Introduction The BSG guideline for the management of iron-deficiency anaemia (IDA) recommends that all patients should be screened for coeliac disease by coeliac serology. If serology is negative, small bowel biopsies (SBB) are not required at upper GI endoscopy (UGIE), unless other features are present suggesting the diagnosis of coeliac disease. If coeliac serology is positive, coeliac disease should be confirmed by SBB. Previous studies had demonstrated poor compliance with this recommendation.1 The aim of this audit was to assess the number of patients undergoing UGIE for investigation of IDA who were screened for coeliac disease.

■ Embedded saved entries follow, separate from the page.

# genglongling/EE274_ConvexCaldera_LLM_quantization

Hardware: AMD Instinct MI355X
Metric: weight matrices/sec (4096x4096, rank-128, Q=2-bit) + Frob err vs ref (higher is better)
Workload: dtype f32 (fp16 W in; fp32-grade split-fp16 MFMA products, fp64 small solves; int2 codes)

## Files before the change

### ee274_convexcaldera_llm_quantization_amd/_lib.py

```python
from __future__ import annotations

import contextlib
import ctypes
import os
import threading

import torch

from . import scratch

_HERE = os.path.dirname(os.path.abspath(__file__))
LIB_PATH = os.path.join(_HERE, "libcaldera_hip.so")

CQ_F32, CQ_F16, CQ_BF16, CQ_F64 = 0, 1, 2, 3
EPI_LINEAR, EPI_RESID, EPI_WERR = 0, 1, 2
CQ_EINVAL, CQ_EHIP, CQ_EWORKSPACE = -1, -2, -3

c_i64, c_int, c_float, c_double, c_size, c_vp = (ctypes.c_int64, ctypes.c_int, ctypes.c_float,
                                                 ctypes.c_double, ctypes.c_size_t, ctypes.c_void_p)


class GemmArgs(ctypes.Structure):
    _fields_ = [
        ("M", c_i64), ("N", c_i64), ("K", c_i64), ("batch", c_i64),
# ... 686 lines not shown
    M = MA if M is None else M
    N = Bh.shape[1]
    assert lda is None or (a_blocked and lda == MA and M <= MA)
    assert Bh.shape[2] == Kd and (C is None or C.shape == (Bt, M, N))
    for t in (Ah, Al, Bh, Bl, C, P, D, out_h, out_l):
        assert t is None or t.is_contiguous()
    for t in (out_h, out_l):
        assert t is None or t.numel() >= Bt * M * N, "gemm_x3: split output buffer too small"
    g = X3Args()
    g.M, g.N, g.K, g.batch = M, N, Kd, Bt
    g.Ah, g.Al, g.lda, g.stride_a = Ah.data_ptr(), Al.data_ptr(), (MA if a_blocked else Kd), MA * Kd
    g.Bh, g.Bl, g.ldb, g.stride_b = Bh.data_ptr(), (Bl.data_ptr() if Bl is not None else None), (
        N if b_blocked else Kd), N * Kd
    g.inv_scale = inv_scale.data_ptr()
    g.C, g.ldc, g.stride_c = (C.data_ptr() if C is not None else None), N, M * N
    if P is not None:
        g.P, g.ldp, g.stride_p = P.data_ptr(), N, M * N
    if D is not None:
        g.D, g.ldd, g.stride_d = D.data_ptr(), N, M * N
    g.alpha_v = alpha_v.data_ptr() if alpha_v is not None else None
    g.beta_v = beta_v.data_ptr() if beta_v is not None else None
    g.gamma_v = gamma_v.data_ptr() if gamma_v is not None else None
    if out_h is not None and sym_bound is None:
        g.out_h, g.out_l, g.ldo, g.stride_o = out_h.data_ptr(), out_l.data_ptr(), N, M * N
        g.out_scale = out_scale
        g.overflow = overflow.data_ptr()
    g.tri = int(bool(tri))
    g.b_blocked = int(b_blocked)
    g.active = active.data_ptr() if active is not None else None
    g.a_blocked = int(a_blocked)
    g.o_blocked = int(bool(o_blocked))
    g.single = int(bool(single))
    g.b_exact = int(bool(b_exact))
    if colw is not None:
        assert colw.dtype == torch.float32 and colw.is_contiguous() and colw.shape[-1] == N
        g.colw, g.stride_colw = colw.data_ptr(), _wst(colw, Bt)
    if absmax_out is not None:
        assert absmax_out.numel() == Bt and absmax_out.element_size() == 4 and absmax_out.is_contiguous()
        absmax_out.zero_()
        g.absmax_out = absmax_out.data_ptr()
    if Ct is not None:
        _require_hip(Ct)
        assert C is not None and not tri and Ct.dtype == torch.float32 and Ct.is_contiguous() and Ct.shape == (Bt, N, M)
        g.Ct, g.stride_ct = Ct.data_ptr(), N * M
    tiles = -(-N // 384) * -(-M // 192) * Bt
    splittable = not tri and sym_bound is None and C is not None and N % 4 == 0
    if ksplit is None and not auto_split_k():
        ksplit = 1
    if ksplit is None:
        ks = min(Kd // 32 // 8, -(-512 // tiles)) if splittable and tiles < 256 and Kd >= 512 else 1
    else:
        ks = int(ksplit)
        assert ks == 1 or (splittable and ks <= Kd // 32), "gemm_x3: split-K not possible here"
    if ks > 1:
        g.ksplit = ks
        g.split_ws = scratch.get_flat("gemm_x3.split", ks * Bt * M * N, torch.float32, Ah.device).data_ptr()
    if sym_bound is not None:
        g.sym_out = 1
        g.out_bound, g.scale_out, g.inv_out = sym_bound.data_ptr(), scale_out.data_ptr(), inv_out.data_ptr()
        g.out_h, g.out_l, g.ldo, g.stride_o = out_h.data_ptr(), out_l.data_ptr(), N, M * N
        g.out_scale = out_scale
    _check(load().cq_gemm_x3(ctypes.byref(g), _stream(Ah.device)), "cq_gemm_x3")
    return C
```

Methods Retrospective audit of all patients undergoing UGIE at our institution between January 2007 and May 2008. Patients were identified from the endoscopy database (Unisoft), and coeliac serology and duodenal biopsy results were retrieved from the pathology results system. IDA was defined as Ferritin <12 μg/dl and/or Hb <13.5 in men and <12 in women with MCV <82.

Results During the 15-month period of the audit, a total of 5376 UGIEs were performed. Of these, “anaemia” was recorded as the indication in 825 cases; however, only 424 (7.9%) had confirmed IDA. Of these 424 patients, 122 (28.8%) had anti-endomysial antibodies checked prior to UGIE; positive antibodies were present in 10 (8.2%) of these patients.

SBB was performed in 202 (47.6%) of the 424 patients: 10 patients with positive antibodies (confirmed coeliac disease in 7, equivocal results in 2 and normal histology in 1 patient), 121 with no previous serology test (1 confirmed coeliac disease, 2 equivocal histology), and 71 with negative antibodies (2 confirmed coeliac disease, 1 equivocal histology).

Overall, 243 (57.3%) of the 424 patients with IDA were screened for coeliac disease by either serology or SBB. The diagnosis was confirmed in 10 patients (2.4%), with equivocal histology in a further five patients (1.2%).

Conclusion The results of this audit demonstrate poor compliance with the BSG guideline for coeliac disease screening in IDA.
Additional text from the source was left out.